REQUIRED ACTION:
If a line of the data below contains the string "WBYTES", copy it into your answer.

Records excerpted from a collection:
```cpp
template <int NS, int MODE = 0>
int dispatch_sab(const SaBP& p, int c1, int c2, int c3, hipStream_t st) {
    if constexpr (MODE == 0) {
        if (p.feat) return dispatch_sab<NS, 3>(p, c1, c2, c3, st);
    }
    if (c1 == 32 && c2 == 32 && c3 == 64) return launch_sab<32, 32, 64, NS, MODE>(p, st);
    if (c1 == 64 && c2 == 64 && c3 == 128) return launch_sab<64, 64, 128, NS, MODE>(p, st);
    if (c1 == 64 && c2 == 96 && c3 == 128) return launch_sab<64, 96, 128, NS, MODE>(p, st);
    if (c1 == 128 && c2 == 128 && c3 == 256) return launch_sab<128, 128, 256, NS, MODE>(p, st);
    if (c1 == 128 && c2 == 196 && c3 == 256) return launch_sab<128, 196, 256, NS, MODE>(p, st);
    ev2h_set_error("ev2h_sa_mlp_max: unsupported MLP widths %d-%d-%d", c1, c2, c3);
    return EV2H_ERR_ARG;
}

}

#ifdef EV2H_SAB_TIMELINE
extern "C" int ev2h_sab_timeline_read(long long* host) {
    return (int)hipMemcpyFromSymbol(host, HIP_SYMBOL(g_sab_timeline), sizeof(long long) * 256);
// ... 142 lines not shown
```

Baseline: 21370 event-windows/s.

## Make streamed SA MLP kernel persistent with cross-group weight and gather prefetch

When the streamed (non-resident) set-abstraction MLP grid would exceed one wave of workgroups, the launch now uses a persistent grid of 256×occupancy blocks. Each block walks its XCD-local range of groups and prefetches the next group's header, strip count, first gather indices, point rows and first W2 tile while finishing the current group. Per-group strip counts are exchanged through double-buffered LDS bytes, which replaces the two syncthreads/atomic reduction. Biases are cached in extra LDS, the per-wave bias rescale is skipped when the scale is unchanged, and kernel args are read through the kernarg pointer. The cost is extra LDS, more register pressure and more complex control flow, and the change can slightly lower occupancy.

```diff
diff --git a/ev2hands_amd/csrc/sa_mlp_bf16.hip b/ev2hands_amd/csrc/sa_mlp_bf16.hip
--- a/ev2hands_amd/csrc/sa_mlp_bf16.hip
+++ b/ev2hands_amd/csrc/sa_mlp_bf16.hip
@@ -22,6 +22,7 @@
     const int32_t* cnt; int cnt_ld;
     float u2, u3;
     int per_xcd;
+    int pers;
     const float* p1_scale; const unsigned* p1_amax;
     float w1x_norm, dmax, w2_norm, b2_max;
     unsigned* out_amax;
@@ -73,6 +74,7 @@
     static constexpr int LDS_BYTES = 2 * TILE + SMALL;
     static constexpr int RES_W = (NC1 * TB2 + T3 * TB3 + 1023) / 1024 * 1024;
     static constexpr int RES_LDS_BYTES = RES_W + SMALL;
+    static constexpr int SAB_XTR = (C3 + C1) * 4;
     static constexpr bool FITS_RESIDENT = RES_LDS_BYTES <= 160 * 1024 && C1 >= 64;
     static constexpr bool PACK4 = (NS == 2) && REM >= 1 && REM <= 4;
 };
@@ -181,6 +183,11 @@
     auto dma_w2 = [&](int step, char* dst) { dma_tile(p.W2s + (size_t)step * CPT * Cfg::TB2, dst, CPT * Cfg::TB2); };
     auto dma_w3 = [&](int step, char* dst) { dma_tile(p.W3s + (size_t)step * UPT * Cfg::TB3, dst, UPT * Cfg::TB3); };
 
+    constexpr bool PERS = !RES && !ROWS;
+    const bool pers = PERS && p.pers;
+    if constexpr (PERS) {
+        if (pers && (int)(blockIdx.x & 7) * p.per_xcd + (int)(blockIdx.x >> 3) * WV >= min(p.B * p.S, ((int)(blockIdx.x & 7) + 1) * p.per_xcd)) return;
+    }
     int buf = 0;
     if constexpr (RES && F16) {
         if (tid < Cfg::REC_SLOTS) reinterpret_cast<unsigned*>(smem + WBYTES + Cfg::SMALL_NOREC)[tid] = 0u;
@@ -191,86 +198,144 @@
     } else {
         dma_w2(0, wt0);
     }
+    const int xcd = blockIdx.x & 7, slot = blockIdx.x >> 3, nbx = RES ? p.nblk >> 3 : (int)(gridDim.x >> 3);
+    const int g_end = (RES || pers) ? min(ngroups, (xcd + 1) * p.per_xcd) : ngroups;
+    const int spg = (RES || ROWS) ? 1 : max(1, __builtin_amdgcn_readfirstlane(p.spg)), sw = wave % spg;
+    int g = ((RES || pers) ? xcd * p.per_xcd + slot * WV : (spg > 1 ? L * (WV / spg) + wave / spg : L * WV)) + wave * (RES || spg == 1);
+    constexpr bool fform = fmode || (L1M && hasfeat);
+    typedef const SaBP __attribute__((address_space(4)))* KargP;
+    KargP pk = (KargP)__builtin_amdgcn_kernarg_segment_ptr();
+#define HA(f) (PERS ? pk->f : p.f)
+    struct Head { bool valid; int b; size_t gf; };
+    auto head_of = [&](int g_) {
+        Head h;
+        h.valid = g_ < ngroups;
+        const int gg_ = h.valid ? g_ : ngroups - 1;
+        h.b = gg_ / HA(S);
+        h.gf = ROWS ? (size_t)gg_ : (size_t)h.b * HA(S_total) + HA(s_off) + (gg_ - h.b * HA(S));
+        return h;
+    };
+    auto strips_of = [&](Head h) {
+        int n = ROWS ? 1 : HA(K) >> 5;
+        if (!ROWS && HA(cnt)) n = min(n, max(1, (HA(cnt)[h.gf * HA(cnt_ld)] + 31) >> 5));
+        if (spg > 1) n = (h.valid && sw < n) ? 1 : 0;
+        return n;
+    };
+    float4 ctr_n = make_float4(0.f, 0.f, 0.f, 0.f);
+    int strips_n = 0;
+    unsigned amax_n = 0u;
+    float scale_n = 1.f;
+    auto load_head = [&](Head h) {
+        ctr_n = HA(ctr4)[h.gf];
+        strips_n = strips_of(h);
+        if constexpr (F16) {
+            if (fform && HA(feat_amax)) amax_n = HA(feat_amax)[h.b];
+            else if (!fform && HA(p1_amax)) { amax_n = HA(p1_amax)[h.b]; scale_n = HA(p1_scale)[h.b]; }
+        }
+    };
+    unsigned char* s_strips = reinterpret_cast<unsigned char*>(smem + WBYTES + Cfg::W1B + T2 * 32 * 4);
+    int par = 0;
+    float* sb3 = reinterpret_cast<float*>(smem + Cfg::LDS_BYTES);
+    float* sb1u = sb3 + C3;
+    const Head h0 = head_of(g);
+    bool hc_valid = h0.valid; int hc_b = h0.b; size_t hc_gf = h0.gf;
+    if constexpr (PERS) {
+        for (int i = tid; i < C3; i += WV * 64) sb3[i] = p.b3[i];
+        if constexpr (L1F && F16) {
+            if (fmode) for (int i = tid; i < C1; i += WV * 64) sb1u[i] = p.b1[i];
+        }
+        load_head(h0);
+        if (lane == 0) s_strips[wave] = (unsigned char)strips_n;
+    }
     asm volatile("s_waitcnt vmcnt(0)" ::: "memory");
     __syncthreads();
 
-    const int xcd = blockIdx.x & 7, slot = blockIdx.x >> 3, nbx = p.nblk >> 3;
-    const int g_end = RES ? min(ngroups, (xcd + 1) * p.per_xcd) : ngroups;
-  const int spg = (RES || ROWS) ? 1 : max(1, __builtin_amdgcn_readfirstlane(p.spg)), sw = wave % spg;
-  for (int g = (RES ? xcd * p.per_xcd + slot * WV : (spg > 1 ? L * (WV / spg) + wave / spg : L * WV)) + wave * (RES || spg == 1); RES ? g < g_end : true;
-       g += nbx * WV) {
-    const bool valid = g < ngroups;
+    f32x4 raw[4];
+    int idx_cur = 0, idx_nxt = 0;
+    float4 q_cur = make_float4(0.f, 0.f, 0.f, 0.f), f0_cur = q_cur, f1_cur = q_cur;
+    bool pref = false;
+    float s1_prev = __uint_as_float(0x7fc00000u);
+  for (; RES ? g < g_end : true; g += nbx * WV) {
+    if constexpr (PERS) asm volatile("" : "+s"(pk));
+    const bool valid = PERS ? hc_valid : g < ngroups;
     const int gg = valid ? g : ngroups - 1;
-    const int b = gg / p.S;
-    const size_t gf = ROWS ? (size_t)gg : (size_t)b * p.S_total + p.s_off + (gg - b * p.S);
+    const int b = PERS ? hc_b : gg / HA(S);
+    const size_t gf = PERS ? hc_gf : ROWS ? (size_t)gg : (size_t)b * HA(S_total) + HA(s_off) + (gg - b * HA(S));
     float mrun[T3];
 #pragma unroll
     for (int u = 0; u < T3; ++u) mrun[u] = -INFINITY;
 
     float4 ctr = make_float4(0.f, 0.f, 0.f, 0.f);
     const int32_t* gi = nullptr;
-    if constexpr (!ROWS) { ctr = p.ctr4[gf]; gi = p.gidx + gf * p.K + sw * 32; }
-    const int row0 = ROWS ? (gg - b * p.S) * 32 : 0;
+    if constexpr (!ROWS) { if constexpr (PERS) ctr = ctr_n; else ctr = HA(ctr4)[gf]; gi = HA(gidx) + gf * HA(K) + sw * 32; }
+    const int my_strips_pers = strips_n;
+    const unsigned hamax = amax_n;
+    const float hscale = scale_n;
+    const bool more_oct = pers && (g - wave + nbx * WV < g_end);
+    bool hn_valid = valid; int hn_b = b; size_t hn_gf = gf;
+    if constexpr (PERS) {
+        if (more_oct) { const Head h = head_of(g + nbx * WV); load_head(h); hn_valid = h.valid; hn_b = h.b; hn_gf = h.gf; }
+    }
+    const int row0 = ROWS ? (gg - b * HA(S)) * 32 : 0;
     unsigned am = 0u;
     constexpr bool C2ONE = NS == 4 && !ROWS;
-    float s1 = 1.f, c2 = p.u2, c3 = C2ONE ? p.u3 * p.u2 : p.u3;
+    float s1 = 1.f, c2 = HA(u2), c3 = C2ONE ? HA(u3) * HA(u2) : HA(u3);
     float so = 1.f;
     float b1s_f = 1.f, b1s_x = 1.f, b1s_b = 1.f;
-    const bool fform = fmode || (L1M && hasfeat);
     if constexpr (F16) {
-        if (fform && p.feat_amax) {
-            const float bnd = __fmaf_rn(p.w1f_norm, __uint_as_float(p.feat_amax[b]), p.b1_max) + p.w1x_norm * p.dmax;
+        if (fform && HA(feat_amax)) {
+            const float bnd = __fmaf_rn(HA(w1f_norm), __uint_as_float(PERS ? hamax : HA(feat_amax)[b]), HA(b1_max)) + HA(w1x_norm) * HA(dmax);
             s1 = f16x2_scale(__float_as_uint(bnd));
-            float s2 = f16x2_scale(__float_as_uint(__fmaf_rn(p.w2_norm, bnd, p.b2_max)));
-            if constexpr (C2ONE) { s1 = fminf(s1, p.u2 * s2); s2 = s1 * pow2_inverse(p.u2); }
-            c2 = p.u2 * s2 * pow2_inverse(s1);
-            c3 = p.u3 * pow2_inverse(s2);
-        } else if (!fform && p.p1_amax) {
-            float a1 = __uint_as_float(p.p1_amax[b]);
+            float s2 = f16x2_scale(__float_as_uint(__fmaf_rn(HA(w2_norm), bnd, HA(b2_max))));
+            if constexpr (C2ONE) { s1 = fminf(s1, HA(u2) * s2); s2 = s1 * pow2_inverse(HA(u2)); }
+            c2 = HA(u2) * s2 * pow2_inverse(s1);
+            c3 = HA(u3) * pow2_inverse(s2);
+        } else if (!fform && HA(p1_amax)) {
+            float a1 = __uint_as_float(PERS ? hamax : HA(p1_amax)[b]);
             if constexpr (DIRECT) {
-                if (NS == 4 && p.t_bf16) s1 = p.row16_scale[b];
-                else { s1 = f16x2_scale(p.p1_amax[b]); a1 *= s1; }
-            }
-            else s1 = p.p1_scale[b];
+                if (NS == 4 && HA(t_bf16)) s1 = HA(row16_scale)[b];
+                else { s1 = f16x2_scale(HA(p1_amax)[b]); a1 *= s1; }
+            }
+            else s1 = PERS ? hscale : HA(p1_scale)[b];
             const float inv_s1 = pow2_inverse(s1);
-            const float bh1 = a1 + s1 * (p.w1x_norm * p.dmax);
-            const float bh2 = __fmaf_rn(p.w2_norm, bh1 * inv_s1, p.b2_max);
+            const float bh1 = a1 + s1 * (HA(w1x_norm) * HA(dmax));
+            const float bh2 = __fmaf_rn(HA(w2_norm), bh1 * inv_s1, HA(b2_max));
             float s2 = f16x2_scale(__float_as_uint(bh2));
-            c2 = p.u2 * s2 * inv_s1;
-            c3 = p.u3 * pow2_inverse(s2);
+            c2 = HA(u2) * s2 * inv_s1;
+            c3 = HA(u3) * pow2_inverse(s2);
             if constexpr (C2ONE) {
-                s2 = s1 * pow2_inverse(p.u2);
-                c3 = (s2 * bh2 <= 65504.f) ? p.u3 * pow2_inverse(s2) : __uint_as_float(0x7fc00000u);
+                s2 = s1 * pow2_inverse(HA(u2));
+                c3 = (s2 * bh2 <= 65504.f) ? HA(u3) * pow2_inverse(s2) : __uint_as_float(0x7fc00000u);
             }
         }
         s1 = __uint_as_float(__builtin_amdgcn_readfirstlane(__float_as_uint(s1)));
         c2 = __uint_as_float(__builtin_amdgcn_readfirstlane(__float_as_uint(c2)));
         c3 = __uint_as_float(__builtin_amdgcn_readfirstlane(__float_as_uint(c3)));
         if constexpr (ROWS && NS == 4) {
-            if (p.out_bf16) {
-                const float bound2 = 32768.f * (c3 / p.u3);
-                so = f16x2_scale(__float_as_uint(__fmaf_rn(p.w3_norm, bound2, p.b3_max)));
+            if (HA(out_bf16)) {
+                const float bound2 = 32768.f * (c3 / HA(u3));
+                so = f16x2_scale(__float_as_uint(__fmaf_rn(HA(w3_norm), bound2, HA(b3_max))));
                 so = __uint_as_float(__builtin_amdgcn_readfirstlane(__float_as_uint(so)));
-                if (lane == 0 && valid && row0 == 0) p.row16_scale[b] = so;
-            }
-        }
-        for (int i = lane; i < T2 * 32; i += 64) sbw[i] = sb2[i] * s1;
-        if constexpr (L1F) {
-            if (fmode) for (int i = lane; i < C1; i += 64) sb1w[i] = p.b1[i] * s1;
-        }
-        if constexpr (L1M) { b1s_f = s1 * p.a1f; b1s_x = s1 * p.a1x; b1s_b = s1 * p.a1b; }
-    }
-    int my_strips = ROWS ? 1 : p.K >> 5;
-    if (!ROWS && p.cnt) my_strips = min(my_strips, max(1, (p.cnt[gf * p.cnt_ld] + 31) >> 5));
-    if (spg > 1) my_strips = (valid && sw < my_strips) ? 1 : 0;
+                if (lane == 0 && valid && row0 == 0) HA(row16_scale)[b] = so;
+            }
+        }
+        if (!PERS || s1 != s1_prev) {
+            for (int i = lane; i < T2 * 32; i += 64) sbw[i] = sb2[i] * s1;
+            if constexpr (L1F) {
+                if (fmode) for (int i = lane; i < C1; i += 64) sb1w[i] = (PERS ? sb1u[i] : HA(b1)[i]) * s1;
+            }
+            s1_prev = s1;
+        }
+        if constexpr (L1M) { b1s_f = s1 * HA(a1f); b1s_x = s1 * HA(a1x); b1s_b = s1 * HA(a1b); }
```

RESULT OF THIS EXERCISE:
         if (tid < Cfg::REC_SLOTS) reinterpret_cast<unsigned*>(smem + WBYTES + Cfg::SMALL_NOREC)[tid] = 0u;
+    unsigned char* s_strips = reinterpret_cast<unsigned char*>(smem + WBYTES + Cfg::W1B + T2 * 32 * 4);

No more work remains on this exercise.